[Exercise details]: From the first line through the line containing "n || (factors", transcribe the records exactly and include no other lines.

[Stored items]:
++++++++

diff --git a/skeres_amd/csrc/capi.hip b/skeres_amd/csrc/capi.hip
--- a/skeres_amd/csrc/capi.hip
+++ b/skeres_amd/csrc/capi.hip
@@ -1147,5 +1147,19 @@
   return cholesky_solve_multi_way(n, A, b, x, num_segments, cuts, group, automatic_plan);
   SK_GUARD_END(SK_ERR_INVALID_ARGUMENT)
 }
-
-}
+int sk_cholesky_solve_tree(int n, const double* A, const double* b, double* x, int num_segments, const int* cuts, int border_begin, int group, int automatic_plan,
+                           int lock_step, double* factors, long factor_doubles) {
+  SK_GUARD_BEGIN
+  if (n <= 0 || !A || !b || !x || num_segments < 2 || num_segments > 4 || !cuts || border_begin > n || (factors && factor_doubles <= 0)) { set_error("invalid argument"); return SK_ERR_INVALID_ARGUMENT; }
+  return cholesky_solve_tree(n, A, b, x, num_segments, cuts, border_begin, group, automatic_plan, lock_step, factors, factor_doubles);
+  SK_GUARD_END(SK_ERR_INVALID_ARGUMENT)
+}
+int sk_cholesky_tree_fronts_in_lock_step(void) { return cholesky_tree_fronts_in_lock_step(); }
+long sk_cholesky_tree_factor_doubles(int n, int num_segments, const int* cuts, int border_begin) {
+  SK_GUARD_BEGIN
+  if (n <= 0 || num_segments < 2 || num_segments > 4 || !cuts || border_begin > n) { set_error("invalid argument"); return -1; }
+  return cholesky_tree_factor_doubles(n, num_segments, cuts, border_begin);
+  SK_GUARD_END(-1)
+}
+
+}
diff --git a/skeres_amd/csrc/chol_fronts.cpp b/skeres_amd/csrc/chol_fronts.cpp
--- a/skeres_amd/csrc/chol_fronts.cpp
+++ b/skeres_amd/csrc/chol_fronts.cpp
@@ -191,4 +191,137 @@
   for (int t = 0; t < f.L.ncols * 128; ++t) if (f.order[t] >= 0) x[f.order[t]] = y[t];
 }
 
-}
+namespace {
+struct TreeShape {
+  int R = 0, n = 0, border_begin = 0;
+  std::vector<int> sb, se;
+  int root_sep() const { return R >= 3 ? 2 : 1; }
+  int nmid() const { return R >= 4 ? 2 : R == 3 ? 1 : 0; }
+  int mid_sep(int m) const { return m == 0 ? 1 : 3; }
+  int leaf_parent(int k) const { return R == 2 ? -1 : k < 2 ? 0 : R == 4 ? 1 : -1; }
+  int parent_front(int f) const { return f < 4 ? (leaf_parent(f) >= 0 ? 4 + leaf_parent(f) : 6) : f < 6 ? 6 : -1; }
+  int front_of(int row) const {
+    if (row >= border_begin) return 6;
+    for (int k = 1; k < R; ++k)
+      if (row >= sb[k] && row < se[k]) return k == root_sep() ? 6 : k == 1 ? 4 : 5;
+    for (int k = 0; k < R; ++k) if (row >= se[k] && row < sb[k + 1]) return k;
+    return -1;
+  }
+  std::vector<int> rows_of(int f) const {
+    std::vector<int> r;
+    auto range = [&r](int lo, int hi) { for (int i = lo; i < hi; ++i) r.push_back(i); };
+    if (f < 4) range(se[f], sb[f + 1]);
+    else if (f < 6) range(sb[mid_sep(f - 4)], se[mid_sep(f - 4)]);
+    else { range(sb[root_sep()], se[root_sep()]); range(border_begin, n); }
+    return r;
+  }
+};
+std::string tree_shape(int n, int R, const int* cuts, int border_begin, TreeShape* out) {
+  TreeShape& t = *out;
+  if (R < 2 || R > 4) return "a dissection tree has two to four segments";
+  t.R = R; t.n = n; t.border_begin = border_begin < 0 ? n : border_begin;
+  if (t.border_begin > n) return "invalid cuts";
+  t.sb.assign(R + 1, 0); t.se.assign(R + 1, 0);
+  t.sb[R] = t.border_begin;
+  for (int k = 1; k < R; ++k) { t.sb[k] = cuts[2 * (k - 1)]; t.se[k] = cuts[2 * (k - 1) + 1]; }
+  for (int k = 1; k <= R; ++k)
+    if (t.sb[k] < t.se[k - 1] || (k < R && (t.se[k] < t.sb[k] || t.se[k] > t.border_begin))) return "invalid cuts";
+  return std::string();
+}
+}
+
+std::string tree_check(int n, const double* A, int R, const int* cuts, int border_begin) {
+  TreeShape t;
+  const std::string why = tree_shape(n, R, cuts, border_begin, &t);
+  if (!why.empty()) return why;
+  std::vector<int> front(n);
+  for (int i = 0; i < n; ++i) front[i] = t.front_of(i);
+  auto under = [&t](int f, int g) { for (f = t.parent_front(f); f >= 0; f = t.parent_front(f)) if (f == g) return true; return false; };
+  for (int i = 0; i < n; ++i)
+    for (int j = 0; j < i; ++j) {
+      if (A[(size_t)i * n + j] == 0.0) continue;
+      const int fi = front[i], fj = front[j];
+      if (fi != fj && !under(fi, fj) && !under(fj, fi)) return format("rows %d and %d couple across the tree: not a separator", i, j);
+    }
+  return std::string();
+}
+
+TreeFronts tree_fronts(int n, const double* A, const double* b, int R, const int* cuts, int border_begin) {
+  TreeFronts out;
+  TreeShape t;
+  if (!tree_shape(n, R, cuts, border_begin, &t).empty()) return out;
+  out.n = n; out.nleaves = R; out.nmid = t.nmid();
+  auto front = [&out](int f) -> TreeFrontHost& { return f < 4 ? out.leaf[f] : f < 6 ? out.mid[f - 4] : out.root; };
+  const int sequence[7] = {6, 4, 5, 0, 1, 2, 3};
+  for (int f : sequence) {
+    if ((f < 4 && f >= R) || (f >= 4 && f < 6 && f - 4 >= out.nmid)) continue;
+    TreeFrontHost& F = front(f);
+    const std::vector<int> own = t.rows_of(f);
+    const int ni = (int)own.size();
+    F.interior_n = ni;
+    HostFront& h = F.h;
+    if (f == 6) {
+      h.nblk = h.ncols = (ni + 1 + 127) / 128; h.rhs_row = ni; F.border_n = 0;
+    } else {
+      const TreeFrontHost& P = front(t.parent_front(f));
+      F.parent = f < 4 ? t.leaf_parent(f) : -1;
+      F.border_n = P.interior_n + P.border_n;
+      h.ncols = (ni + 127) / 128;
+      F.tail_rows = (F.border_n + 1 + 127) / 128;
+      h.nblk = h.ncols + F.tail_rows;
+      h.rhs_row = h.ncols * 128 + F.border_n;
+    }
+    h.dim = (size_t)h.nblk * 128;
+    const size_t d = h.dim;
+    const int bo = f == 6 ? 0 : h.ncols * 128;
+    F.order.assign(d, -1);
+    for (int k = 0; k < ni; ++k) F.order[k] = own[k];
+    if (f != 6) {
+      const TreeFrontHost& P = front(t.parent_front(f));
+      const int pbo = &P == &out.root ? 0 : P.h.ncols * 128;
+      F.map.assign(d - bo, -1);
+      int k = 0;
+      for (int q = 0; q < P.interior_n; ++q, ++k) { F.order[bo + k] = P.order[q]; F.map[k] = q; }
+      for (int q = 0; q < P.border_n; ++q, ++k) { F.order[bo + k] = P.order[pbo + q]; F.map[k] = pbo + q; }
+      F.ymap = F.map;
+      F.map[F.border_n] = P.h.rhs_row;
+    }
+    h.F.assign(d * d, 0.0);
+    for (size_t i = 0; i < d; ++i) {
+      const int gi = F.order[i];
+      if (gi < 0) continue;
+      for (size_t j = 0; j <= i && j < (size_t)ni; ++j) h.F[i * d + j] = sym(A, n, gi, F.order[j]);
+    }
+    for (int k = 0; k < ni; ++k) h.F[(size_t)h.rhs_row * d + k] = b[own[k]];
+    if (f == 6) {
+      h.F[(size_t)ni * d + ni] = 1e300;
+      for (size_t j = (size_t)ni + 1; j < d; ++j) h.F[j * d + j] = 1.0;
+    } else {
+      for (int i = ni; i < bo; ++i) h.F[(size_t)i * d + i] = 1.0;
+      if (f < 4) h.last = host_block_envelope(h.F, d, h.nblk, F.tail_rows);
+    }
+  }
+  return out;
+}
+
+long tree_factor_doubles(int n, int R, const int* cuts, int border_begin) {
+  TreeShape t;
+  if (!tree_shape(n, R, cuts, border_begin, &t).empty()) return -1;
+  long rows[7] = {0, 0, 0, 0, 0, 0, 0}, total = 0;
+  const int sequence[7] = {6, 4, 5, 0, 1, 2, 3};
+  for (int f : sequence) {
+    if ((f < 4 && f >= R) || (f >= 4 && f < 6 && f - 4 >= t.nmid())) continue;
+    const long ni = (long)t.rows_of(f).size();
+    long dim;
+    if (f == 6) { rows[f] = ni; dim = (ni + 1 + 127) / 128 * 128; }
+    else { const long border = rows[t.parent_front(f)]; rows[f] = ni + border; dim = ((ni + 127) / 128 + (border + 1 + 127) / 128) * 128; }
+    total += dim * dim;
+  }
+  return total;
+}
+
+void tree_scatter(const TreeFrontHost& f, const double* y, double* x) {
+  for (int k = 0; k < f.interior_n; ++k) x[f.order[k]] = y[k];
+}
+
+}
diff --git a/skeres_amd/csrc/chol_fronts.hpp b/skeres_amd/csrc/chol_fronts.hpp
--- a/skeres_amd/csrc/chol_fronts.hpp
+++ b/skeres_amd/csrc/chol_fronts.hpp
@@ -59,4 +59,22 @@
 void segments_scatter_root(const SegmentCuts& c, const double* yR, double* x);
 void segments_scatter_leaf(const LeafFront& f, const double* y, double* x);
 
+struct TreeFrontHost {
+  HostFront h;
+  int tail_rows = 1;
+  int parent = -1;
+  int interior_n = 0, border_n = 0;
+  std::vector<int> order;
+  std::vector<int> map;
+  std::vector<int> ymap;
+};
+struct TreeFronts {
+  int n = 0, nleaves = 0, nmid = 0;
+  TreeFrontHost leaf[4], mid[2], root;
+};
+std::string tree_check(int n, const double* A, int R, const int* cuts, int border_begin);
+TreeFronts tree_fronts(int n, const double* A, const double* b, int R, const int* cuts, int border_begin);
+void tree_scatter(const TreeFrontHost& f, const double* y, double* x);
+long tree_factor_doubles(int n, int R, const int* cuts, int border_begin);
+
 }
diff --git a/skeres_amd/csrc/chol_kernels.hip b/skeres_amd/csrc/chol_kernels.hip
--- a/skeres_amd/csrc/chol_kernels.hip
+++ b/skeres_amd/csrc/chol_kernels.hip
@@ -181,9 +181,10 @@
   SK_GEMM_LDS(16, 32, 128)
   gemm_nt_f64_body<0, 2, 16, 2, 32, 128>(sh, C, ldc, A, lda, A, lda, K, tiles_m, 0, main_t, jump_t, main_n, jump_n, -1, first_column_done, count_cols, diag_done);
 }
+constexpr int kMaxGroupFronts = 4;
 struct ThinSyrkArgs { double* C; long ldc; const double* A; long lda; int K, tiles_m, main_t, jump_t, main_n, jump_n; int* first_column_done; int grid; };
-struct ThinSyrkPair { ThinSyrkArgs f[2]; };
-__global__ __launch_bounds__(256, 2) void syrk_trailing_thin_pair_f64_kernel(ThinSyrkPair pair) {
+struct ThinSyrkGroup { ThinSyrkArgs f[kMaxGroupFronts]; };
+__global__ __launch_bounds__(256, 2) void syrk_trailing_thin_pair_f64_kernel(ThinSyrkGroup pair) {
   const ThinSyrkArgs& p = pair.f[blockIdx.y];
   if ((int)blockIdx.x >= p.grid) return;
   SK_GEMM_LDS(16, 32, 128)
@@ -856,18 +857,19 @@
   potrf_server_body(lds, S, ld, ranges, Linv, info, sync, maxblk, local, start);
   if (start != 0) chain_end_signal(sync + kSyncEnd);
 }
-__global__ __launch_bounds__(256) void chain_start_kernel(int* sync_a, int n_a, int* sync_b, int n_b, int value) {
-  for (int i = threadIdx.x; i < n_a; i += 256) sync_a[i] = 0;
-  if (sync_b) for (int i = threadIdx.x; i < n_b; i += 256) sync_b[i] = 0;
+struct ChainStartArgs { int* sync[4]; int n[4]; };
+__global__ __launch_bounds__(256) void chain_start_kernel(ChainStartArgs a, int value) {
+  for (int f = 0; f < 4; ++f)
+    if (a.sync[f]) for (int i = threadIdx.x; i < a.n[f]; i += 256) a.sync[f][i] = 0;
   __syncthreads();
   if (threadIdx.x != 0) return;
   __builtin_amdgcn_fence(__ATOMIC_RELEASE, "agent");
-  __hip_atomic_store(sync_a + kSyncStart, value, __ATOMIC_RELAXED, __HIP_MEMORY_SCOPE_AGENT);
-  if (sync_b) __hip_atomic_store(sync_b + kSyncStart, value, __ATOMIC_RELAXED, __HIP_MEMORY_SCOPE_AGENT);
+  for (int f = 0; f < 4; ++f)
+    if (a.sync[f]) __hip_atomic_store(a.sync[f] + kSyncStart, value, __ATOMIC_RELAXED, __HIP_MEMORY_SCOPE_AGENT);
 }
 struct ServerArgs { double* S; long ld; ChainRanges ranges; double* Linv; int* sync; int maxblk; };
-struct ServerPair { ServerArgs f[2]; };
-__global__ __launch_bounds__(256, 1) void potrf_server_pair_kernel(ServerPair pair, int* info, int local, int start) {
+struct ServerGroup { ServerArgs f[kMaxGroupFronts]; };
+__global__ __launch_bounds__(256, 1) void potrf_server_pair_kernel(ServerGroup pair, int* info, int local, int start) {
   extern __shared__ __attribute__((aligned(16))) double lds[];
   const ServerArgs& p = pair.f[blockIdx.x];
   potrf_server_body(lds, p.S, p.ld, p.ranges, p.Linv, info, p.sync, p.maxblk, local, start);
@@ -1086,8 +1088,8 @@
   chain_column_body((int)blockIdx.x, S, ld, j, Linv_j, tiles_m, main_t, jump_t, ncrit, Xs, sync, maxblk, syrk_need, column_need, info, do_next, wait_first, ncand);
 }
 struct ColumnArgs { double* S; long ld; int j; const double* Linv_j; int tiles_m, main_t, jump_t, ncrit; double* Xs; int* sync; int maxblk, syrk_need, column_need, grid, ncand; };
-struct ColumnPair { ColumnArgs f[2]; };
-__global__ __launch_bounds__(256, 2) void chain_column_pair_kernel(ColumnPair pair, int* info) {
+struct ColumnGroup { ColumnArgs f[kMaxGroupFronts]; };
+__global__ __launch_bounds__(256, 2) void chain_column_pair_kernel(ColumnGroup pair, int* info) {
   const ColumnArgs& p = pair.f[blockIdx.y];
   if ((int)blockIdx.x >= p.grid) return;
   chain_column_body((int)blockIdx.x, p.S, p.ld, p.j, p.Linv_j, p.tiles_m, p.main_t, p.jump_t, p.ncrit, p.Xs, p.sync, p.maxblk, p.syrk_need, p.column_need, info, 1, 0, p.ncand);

++++++++

[Solution to this problem]:
diff --git a/skeres_amd/csrc/capi.hip b/skeres_amd/csrc/capi.hip
--- a/skeres_amd/csrc/capi.hip
+++ b/skeres_amd/csrc/capi.hip
@@ -1147,5 +1147,19 @@
   return cholesky_solve_multi_way(n, A, b, x, num_segments, cuts, group, automatic_plan);
   SK_GUARD_END(SK_ERR_INVALID_ARGUMENT)
 }
-
-}
+int sk_cholesky_solve_tree(int n, const double* A, const double* b, double* x, int num_segments, const int* cuts, int border_begin, int group, int automatic_plan,
+                           int lock_step, double* factors, long factor_doubles) {
+  SK_GUARD_BEGIN
+  if (n <= 0 || !A || !b || !x || num_segments < 2 || num_segments > 4 || !cuts || border_begin > n || (factors && factor_doubles <= 0)) { set_error("invalid argument"); return SK_ERR_INVALID_ARGUMENT; }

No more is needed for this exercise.